*** Opening Records for processing ***

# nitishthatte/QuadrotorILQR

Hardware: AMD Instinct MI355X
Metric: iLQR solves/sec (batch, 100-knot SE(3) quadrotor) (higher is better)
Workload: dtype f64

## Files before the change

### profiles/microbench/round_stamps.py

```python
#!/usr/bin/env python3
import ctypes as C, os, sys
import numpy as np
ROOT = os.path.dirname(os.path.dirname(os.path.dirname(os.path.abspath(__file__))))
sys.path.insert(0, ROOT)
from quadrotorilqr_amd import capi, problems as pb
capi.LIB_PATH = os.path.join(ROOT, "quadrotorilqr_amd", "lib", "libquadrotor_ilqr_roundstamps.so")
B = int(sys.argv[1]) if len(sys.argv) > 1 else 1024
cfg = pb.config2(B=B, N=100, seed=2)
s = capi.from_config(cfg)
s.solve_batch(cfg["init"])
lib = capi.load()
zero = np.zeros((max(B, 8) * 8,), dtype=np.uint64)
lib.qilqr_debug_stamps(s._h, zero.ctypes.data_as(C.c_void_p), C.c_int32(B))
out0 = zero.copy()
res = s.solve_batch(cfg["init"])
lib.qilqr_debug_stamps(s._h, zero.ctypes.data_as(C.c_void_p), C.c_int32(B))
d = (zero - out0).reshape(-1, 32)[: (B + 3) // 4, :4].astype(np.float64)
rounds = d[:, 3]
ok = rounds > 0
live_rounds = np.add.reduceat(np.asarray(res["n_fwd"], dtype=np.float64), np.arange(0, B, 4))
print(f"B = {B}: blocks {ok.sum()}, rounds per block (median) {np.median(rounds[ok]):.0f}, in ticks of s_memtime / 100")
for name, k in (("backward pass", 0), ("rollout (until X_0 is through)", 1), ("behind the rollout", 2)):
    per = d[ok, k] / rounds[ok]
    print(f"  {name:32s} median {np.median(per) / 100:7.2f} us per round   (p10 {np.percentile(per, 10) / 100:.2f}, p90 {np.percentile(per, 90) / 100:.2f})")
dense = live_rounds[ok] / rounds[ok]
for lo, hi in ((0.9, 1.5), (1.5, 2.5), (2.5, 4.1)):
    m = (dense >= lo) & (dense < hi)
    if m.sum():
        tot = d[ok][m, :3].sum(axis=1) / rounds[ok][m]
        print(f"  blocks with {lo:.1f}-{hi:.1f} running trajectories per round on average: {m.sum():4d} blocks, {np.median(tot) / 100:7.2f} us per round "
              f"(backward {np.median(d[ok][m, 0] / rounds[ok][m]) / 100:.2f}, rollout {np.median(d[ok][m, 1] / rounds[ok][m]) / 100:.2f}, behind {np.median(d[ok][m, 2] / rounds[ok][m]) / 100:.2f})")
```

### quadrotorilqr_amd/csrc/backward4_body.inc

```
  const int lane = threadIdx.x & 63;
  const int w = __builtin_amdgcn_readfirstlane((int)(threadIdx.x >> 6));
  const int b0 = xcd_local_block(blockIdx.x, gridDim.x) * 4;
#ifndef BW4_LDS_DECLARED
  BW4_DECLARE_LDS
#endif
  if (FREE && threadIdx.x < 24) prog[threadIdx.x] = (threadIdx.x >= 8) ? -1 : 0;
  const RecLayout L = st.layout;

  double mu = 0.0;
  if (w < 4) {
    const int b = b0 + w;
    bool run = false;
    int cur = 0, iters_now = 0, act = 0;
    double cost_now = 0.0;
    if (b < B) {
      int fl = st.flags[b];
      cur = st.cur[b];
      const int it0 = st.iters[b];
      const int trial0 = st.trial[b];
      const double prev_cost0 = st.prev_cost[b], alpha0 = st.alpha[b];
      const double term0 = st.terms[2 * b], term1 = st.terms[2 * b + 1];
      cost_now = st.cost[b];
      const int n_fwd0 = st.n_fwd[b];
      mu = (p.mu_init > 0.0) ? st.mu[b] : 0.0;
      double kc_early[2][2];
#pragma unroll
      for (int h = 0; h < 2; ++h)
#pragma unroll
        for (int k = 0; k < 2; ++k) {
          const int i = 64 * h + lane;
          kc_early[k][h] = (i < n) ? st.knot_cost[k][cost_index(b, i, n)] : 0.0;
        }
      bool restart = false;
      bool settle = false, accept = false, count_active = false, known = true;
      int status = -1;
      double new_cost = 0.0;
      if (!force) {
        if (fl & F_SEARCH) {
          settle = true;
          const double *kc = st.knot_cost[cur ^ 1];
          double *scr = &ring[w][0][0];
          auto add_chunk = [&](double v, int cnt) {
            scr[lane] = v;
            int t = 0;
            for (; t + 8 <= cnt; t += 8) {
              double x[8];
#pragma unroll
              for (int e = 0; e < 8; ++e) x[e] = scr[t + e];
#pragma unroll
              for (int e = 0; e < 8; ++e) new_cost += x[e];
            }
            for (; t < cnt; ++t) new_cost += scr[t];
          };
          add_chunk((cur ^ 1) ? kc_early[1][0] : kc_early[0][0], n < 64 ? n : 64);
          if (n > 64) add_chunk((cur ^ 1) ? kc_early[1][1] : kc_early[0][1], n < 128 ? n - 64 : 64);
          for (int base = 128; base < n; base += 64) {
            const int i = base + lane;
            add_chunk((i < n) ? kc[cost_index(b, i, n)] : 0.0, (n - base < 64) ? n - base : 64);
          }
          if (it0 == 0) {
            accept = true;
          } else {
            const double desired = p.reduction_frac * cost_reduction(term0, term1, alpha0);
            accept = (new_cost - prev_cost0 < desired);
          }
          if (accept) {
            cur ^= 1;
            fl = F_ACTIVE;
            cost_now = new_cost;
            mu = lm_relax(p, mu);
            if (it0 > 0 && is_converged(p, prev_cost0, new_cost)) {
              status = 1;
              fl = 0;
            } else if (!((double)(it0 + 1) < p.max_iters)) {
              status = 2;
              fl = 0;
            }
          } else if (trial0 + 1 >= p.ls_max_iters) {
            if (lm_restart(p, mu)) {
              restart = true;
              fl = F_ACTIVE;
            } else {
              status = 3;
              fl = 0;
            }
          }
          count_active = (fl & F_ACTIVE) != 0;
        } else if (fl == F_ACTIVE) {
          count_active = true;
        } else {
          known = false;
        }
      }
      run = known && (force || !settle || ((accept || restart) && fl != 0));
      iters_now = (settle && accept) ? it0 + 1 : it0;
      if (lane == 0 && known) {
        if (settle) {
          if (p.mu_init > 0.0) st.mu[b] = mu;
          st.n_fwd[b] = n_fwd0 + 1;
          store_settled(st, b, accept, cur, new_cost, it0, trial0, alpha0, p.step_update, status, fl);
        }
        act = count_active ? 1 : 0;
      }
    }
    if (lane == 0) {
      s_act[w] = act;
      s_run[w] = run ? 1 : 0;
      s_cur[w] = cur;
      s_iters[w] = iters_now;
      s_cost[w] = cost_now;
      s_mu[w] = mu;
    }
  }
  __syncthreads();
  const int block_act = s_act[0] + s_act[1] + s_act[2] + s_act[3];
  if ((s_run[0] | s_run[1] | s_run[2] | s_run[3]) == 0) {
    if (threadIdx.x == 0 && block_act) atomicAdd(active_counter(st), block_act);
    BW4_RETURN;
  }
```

*** Closing Records for processing ***
*** Opening Records for processing ***

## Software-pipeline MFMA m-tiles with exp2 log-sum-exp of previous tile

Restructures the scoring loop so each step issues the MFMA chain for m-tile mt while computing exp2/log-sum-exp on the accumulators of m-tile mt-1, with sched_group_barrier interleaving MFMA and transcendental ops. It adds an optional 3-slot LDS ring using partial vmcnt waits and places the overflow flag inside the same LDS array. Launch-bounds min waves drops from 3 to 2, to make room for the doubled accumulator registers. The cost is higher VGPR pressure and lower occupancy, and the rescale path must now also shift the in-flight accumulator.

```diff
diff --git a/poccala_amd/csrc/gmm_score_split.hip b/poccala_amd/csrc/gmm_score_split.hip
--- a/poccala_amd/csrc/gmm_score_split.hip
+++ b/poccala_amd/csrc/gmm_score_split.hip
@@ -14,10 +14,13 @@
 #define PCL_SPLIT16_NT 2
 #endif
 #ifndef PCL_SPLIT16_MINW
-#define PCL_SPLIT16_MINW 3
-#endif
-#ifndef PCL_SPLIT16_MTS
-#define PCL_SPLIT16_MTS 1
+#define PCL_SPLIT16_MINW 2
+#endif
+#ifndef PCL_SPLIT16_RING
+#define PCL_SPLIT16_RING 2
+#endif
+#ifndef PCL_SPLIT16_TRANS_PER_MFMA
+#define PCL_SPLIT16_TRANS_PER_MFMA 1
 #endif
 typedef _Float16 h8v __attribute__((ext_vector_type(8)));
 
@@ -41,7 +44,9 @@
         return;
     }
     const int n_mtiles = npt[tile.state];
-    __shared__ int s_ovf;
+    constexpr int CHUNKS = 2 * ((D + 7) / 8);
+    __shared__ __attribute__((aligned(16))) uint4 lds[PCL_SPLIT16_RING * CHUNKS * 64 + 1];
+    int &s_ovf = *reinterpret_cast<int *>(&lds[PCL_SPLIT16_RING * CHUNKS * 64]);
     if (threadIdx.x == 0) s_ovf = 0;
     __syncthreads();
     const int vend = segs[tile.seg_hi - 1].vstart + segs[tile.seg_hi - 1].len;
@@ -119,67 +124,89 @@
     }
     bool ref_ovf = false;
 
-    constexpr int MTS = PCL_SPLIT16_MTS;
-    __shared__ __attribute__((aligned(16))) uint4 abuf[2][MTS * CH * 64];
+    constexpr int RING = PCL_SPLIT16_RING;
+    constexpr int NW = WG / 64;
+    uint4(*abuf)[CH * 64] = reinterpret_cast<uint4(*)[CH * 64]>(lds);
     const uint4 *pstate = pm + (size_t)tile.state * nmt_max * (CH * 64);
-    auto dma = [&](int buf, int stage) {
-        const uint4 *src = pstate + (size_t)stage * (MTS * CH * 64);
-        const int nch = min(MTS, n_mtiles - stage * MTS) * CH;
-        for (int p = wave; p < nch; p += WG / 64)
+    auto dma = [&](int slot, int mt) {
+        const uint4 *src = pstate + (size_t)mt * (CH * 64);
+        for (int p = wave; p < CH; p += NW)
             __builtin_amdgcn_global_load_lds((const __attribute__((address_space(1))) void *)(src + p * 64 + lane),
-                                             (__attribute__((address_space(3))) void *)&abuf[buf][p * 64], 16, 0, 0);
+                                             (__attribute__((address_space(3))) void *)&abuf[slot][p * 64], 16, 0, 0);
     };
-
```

*** Closing Records for processing ***
*** Opening Records for processing ***

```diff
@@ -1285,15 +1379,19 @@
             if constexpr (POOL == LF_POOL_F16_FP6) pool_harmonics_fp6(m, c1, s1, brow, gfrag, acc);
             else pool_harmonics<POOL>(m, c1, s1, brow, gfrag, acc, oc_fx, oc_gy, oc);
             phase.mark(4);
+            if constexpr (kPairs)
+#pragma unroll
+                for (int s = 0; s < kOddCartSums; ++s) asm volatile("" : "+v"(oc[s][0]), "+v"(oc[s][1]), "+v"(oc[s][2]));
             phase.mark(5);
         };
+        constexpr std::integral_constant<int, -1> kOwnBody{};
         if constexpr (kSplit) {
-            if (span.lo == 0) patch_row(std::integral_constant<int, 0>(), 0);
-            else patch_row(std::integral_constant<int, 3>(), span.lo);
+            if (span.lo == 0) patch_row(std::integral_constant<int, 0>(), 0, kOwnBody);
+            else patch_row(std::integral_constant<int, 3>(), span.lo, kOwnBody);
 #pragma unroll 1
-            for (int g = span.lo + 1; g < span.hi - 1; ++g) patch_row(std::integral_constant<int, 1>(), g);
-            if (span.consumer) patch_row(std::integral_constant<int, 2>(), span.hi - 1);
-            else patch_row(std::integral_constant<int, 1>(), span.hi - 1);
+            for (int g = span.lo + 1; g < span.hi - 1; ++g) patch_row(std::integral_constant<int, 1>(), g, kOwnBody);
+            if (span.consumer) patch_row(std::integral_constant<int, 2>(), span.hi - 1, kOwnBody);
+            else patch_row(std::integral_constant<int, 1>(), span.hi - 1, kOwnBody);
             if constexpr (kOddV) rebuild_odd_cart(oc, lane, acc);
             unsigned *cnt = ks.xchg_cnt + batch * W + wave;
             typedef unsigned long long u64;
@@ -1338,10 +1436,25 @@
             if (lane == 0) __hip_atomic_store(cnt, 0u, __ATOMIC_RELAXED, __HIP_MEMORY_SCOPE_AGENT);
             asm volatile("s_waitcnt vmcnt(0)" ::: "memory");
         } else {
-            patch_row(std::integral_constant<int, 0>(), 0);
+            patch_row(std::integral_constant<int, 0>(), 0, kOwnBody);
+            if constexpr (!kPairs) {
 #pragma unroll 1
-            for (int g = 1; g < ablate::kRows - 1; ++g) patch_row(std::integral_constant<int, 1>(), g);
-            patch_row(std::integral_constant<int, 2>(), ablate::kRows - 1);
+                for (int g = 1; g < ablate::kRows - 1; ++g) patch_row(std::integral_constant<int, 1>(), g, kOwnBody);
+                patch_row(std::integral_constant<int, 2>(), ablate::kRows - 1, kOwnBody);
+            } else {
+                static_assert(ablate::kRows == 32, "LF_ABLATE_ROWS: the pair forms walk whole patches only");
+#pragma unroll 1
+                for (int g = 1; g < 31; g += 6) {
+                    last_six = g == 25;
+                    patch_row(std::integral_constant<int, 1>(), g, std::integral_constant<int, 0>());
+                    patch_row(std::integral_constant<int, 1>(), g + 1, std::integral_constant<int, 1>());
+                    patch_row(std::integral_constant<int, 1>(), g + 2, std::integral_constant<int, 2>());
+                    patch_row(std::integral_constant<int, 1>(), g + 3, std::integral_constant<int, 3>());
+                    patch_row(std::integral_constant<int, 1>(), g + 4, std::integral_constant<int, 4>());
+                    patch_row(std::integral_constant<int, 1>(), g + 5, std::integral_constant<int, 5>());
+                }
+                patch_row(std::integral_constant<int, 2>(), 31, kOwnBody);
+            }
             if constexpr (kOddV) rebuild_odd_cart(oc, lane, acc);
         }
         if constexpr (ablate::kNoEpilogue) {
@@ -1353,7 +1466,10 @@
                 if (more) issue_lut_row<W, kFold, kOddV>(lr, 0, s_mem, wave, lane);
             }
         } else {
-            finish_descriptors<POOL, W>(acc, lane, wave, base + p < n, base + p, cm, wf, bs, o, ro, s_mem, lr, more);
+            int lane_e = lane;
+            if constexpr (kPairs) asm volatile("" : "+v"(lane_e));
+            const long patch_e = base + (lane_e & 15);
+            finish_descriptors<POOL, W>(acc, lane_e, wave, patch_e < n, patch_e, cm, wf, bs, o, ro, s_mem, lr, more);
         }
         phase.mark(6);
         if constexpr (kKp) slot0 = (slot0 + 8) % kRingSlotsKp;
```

*** Closing Records for processing ***

* [What the task asks]
Work out how many lines of the records contain the string "aligned". Nothing but the number should be written.

* [Answer below]
2